**Exercise description**
Return only the stretch of the material below that begins with the line containing "template <bool ALIAS, bool EXACT>" and ends with the line containing "uint8_t *s_host = s_bits", exactly; both of those lines belong to it.

**Excerpted data**
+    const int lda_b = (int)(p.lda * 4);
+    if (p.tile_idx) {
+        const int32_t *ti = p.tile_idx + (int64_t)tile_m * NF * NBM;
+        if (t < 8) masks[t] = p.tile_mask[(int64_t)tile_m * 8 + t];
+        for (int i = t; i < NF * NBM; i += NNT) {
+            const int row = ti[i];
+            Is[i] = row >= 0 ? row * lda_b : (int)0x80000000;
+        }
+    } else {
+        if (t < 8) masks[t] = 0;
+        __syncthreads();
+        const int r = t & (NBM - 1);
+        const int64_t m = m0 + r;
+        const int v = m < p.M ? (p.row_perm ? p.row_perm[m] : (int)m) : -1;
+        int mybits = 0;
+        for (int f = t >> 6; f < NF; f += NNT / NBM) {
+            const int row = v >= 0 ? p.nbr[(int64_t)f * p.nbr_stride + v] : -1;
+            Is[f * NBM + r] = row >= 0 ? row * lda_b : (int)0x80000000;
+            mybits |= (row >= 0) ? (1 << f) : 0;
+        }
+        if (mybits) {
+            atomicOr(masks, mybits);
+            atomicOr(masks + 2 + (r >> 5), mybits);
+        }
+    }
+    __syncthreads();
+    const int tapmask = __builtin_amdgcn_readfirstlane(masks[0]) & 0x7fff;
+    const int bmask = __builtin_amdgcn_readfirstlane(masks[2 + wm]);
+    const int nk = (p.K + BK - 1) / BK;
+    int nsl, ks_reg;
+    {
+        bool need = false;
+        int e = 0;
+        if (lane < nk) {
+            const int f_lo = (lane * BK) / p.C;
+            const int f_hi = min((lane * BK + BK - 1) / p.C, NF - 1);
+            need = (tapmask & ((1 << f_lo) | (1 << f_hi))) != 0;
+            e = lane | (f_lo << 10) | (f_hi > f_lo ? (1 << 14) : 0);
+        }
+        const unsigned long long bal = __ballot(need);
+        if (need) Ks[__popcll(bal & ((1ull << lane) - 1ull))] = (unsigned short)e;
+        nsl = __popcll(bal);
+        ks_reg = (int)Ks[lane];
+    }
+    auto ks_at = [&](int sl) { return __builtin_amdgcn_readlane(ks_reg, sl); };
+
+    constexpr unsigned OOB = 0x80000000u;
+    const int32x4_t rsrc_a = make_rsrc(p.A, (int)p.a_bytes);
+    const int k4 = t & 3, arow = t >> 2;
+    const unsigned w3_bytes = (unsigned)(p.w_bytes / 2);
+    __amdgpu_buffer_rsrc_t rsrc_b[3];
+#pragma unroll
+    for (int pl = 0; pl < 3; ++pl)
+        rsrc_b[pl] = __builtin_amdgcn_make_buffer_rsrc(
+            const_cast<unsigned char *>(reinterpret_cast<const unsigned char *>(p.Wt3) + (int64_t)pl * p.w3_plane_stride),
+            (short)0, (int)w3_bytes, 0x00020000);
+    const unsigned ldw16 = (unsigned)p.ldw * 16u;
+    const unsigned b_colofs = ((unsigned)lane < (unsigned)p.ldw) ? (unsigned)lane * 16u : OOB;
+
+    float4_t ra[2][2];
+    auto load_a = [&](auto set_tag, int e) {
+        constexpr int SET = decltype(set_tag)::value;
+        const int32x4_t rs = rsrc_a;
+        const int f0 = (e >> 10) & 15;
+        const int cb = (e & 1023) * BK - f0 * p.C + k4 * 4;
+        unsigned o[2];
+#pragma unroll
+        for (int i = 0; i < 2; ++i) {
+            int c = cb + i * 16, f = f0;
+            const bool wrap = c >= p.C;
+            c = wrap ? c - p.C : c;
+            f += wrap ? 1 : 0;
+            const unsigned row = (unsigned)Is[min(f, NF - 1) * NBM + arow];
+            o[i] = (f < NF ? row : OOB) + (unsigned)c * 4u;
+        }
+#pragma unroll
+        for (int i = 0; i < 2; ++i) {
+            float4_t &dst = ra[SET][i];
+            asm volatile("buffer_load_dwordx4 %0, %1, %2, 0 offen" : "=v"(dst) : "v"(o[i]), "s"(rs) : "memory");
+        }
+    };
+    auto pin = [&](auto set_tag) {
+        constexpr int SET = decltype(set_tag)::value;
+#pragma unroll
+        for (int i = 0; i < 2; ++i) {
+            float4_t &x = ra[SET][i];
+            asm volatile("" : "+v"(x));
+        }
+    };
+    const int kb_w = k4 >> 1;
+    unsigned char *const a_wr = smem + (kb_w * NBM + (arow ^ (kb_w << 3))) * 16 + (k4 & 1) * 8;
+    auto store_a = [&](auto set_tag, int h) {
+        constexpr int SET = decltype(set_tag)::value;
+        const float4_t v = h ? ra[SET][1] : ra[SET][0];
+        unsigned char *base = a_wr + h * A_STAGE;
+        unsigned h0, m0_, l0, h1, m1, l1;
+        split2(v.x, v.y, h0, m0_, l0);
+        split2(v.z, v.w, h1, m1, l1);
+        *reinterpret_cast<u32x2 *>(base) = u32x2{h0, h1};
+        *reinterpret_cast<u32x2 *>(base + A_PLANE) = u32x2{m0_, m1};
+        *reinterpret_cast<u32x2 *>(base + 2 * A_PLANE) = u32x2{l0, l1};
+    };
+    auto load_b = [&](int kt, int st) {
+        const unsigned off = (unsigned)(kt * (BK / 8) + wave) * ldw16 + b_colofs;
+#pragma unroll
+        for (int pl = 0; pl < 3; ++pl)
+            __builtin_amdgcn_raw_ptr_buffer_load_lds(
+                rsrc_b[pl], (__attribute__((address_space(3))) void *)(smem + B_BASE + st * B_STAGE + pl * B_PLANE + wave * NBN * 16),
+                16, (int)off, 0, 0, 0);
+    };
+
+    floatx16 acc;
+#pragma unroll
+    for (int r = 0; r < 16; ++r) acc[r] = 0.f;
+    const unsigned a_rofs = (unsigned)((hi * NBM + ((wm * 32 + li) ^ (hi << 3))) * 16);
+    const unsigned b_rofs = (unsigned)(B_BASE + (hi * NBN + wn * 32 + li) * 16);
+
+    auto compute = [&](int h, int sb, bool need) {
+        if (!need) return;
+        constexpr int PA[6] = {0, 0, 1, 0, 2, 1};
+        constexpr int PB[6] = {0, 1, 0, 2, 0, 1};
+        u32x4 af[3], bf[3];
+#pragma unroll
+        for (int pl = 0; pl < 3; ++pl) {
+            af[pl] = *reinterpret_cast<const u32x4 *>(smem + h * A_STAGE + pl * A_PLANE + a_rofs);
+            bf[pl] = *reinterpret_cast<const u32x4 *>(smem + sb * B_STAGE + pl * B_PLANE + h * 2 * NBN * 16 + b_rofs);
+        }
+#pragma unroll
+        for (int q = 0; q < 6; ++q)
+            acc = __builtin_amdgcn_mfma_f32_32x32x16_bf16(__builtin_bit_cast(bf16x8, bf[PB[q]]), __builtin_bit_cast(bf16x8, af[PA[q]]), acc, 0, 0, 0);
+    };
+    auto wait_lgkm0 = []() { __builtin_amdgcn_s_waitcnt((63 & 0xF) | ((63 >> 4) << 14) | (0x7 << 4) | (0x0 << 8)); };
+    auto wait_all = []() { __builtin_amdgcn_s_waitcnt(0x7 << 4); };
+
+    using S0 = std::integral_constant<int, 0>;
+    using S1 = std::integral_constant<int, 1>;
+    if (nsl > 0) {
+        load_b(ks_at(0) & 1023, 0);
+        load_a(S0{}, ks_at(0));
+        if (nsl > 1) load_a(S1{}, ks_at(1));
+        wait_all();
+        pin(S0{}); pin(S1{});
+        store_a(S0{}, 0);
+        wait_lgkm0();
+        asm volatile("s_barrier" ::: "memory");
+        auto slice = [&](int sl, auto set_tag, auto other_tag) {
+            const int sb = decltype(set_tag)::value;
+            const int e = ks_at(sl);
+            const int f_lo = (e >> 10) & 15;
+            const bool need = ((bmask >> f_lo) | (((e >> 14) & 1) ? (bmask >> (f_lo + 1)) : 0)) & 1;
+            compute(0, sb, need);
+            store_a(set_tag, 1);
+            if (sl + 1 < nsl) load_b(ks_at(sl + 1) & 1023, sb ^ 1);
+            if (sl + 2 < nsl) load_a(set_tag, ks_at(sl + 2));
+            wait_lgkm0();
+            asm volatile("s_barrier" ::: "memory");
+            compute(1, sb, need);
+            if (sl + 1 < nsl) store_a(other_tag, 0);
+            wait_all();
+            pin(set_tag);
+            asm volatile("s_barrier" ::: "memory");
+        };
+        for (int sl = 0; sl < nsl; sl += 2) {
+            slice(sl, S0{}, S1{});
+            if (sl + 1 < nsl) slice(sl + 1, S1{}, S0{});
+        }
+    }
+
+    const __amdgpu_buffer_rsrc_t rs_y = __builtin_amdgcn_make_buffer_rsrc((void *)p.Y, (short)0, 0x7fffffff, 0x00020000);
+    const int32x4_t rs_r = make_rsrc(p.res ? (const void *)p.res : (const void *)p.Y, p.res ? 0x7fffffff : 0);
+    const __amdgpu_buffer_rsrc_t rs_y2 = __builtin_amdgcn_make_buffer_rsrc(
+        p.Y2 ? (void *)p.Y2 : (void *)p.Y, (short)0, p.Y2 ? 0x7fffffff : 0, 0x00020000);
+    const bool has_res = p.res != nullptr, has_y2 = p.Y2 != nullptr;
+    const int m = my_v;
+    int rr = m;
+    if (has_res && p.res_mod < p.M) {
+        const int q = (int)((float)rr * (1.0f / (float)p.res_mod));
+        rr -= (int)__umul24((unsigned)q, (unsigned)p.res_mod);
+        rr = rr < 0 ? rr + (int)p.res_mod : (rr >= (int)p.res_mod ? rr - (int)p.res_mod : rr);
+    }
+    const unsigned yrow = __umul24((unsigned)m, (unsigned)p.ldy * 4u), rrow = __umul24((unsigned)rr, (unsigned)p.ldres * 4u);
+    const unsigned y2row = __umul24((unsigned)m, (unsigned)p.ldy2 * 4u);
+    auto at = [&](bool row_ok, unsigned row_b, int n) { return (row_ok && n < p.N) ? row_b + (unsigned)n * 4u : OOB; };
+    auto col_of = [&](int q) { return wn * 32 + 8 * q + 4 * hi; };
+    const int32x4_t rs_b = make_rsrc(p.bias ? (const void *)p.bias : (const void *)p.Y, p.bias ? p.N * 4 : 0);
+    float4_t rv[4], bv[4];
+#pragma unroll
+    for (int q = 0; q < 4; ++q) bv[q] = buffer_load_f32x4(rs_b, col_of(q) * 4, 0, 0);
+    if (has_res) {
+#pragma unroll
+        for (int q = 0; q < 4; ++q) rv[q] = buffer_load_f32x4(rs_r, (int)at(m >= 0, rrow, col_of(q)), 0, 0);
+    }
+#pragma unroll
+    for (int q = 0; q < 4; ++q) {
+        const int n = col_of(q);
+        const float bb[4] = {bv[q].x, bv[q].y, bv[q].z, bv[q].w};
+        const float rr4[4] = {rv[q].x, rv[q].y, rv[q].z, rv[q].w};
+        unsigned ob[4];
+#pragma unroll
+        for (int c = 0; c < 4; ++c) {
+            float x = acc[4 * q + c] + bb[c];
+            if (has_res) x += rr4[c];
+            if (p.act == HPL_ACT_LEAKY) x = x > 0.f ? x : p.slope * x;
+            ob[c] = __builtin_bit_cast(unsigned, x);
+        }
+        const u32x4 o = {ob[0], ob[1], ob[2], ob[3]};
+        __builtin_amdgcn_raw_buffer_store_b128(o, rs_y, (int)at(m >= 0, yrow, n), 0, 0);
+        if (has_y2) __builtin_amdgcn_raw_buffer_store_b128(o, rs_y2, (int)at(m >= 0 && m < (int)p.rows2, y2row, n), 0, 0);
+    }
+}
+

--

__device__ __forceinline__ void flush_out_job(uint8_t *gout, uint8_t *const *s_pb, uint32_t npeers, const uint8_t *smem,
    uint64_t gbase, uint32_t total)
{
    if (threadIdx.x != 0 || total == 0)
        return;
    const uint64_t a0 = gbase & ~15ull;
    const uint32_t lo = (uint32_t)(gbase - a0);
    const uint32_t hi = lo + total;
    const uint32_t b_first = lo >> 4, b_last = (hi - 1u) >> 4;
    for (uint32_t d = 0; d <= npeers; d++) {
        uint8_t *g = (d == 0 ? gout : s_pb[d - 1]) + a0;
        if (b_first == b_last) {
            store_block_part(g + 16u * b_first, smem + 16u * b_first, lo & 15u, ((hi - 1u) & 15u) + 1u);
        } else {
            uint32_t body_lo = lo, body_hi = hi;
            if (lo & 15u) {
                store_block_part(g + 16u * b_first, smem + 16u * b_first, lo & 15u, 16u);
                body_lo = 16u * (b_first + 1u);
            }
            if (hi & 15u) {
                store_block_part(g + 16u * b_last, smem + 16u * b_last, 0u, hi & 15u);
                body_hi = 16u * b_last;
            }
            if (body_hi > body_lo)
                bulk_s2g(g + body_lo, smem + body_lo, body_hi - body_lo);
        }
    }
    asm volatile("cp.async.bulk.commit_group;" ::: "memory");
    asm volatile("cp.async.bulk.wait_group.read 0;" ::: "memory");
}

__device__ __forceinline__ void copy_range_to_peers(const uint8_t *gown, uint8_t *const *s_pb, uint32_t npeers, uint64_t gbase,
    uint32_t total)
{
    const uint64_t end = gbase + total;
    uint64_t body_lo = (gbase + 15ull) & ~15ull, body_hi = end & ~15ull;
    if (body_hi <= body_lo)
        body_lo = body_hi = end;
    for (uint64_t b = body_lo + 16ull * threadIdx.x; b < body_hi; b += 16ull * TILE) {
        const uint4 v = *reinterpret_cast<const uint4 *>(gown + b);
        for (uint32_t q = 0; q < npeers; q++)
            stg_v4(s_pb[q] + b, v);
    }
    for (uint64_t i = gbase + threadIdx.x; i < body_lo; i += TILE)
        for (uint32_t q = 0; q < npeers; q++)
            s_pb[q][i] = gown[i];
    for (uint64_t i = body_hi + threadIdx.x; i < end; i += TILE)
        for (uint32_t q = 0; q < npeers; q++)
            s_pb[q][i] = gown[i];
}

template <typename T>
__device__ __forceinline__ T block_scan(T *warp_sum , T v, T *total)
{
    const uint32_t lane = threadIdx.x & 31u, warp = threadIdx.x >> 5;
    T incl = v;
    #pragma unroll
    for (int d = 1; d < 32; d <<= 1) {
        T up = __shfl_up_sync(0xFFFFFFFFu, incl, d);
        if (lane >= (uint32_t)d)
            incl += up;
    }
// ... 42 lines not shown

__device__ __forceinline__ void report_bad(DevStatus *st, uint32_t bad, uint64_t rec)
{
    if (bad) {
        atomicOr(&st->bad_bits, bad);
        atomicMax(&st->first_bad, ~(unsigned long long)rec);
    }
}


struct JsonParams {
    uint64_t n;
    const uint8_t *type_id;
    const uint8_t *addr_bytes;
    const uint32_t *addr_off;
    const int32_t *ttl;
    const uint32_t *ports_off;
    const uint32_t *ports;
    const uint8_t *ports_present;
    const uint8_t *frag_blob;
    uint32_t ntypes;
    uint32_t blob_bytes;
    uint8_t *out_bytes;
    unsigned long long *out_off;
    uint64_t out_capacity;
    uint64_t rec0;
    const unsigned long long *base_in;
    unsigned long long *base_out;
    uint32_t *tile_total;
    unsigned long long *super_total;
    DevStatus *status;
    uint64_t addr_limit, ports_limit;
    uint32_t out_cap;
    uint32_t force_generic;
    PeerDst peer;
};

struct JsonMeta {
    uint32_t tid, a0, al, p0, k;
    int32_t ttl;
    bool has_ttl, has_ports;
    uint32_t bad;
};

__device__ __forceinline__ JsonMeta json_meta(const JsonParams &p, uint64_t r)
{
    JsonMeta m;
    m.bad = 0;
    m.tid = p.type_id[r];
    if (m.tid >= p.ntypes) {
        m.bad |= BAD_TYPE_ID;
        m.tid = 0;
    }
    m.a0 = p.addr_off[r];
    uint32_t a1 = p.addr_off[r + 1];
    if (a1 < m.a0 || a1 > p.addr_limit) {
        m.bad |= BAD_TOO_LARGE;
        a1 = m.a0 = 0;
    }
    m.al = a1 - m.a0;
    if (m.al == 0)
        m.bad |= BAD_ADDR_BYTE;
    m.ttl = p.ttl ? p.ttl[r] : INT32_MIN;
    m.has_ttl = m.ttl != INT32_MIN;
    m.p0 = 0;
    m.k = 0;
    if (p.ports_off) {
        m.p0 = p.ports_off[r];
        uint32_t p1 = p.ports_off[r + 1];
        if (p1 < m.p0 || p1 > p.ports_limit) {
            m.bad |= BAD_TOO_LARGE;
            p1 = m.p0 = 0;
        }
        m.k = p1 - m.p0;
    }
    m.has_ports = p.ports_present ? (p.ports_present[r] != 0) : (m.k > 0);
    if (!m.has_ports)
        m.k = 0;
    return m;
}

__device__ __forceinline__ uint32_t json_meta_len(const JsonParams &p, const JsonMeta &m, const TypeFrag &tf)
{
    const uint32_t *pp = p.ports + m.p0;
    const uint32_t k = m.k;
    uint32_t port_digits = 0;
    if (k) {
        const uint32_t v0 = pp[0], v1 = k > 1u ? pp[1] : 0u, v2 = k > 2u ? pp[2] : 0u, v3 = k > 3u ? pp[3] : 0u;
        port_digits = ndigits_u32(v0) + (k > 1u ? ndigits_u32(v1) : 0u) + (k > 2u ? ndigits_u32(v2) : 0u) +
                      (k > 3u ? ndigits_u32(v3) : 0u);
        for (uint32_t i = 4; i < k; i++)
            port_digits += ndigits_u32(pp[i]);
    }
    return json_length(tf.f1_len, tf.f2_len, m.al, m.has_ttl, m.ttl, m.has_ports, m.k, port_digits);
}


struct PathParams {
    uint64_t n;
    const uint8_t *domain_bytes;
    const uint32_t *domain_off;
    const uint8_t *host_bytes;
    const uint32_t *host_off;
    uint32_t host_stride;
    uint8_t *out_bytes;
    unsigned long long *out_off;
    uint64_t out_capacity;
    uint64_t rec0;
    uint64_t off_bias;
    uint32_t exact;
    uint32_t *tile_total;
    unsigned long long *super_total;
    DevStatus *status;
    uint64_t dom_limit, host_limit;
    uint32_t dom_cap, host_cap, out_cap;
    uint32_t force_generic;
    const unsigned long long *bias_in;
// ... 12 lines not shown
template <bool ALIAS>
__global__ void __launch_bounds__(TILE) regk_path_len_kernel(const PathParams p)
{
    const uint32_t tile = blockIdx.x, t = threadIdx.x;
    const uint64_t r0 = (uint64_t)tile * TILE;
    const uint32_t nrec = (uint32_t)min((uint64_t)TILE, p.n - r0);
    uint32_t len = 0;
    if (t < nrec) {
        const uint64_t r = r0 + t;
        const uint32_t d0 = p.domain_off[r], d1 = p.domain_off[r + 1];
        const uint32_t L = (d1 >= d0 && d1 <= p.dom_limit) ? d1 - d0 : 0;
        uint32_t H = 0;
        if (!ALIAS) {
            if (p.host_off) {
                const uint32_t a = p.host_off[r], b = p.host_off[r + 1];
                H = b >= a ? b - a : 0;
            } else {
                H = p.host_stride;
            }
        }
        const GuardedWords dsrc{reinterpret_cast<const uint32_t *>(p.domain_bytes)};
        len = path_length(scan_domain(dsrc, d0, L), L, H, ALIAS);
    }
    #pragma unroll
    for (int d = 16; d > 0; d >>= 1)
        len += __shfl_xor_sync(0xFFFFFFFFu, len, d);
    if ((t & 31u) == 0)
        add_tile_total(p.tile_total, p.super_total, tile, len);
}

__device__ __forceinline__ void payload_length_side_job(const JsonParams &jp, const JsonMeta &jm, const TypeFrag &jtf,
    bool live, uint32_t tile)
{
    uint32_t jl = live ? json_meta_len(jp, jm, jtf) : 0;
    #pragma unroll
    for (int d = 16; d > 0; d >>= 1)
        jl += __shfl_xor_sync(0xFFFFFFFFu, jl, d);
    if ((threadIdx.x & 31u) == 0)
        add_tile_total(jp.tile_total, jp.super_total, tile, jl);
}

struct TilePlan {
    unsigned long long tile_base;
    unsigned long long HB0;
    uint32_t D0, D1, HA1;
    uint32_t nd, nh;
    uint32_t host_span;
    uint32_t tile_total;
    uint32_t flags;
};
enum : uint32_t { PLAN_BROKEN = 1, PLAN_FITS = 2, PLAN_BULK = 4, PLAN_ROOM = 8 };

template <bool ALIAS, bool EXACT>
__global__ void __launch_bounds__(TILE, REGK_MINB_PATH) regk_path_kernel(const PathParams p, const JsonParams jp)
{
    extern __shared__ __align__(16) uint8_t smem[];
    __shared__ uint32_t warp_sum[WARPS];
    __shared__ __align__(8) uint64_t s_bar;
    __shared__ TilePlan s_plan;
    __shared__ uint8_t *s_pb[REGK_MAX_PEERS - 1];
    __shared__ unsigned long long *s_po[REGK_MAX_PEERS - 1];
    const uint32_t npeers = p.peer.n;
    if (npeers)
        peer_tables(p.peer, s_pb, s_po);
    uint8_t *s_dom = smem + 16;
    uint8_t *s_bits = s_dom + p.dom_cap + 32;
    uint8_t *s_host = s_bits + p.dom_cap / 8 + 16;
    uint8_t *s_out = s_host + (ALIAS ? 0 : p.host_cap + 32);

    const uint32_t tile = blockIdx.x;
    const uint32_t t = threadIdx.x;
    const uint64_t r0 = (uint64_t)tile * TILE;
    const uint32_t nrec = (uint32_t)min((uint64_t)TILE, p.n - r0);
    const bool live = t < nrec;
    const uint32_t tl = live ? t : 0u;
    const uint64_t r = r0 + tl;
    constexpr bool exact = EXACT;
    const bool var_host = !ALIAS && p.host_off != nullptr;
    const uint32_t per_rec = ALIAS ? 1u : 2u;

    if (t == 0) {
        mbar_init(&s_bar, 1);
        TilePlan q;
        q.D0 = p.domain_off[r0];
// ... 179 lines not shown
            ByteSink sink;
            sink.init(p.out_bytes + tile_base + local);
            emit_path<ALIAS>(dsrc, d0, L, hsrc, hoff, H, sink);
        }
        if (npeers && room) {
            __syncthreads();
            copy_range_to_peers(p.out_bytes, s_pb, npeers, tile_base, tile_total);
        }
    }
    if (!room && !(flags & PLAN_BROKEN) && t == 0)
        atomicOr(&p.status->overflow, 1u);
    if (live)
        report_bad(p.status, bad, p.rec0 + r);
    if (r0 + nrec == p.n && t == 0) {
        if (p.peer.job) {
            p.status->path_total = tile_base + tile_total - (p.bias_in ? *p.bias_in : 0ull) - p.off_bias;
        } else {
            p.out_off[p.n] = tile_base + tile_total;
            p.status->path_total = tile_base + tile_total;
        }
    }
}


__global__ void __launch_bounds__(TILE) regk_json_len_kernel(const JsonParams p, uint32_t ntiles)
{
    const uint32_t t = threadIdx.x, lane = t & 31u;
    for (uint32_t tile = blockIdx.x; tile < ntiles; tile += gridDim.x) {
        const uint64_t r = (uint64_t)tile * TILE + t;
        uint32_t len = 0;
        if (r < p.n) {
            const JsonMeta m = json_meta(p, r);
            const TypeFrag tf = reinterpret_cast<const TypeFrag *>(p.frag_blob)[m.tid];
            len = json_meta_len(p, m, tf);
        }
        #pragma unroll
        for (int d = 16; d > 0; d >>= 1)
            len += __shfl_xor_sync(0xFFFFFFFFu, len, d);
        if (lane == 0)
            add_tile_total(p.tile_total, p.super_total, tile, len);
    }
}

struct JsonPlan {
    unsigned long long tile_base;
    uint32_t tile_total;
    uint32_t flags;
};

==

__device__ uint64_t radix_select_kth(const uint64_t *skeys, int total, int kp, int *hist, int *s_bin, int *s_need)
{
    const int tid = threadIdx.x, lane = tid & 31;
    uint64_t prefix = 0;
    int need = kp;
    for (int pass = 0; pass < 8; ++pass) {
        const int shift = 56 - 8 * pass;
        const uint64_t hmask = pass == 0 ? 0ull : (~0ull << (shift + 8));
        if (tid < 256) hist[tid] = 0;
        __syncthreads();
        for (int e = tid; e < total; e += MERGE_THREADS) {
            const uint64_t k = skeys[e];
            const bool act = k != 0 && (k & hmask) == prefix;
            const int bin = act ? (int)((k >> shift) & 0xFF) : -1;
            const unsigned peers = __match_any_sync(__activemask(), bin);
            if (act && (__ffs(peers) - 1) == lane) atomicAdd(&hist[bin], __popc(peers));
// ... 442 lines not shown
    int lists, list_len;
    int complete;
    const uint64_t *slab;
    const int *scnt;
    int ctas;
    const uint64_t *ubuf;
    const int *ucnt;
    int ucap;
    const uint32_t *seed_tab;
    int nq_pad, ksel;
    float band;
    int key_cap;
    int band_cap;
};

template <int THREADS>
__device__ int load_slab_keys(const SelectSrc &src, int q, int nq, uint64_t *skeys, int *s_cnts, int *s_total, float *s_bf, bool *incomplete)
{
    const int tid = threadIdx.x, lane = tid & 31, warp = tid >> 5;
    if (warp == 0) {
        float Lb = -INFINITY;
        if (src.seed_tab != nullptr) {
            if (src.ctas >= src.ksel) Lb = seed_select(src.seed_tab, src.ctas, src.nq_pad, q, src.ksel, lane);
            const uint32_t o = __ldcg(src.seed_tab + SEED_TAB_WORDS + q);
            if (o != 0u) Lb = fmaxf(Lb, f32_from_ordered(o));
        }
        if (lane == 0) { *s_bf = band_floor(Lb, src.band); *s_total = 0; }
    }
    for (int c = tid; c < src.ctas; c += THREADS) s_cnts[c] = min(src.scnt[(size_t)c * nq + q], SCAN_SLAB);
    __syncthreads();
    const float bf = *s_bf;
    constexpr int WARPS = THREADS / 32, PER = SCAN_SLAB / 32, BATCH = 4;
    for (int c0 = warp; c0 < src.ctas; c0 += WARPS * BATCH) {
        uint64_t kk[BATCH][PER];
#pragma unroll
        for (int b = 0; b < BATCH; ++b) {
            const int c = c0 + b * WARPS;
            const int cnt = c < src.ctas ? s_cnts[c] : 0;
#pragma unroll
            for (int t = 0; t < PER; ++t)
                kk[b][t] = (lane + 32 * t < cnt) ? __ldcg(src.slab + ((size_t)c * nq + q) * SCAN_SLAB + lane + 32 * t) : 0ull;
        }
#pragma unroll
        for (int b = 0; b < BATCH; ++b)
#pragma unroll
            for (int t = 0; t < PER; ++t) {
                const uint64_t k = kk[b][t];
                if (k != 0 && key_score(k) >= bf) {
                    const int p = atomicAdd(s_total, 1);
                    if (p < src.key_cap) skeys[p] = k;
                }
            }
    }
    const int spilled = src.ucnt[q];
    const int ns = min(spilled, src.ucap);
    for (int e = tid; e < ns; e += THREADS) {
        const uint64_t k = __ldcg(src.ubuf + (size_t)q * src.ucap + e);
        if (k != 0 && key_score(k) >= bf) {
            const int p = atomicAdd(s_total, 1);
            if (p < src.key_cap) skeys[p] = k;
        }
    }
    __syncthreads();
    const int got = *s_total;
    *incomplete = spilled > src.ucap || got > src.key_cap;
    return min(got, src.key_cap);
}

**Answer space**
template <bool ALIAS, bool EXACT>
__global__ void __launch_bounds__(TILE, REGK_MINB_PATH) regk_path_kernel(const PathParams p, const JsonParams jp)
{
    extern __shared__ __align__(16) uint8_t smem[];
    __shared__ uint32_t warp_sum[WARPS];
    __shared__ __align__(8) uint64_t s_bar;
    __shared__ TilePlan s_plan;
    __shared__ uint8_t *s_pb[REGK_MAX_PEERS - 1];
    __shared__ unsigned long long *s_po[REGK_MAX_PEERS - 1];
    const uint32_t npeers = p.peer.n;
    if (npeers)
        peer_tables(p.peer, s_pb, s_po);
    uint8_t *s_dom = smem + 16;
    uint8_t *s_bits = s_dom + p.dom_cap + 32;
    uint8_t *s_host = s_bits + p.dom_cap / 8 + 16;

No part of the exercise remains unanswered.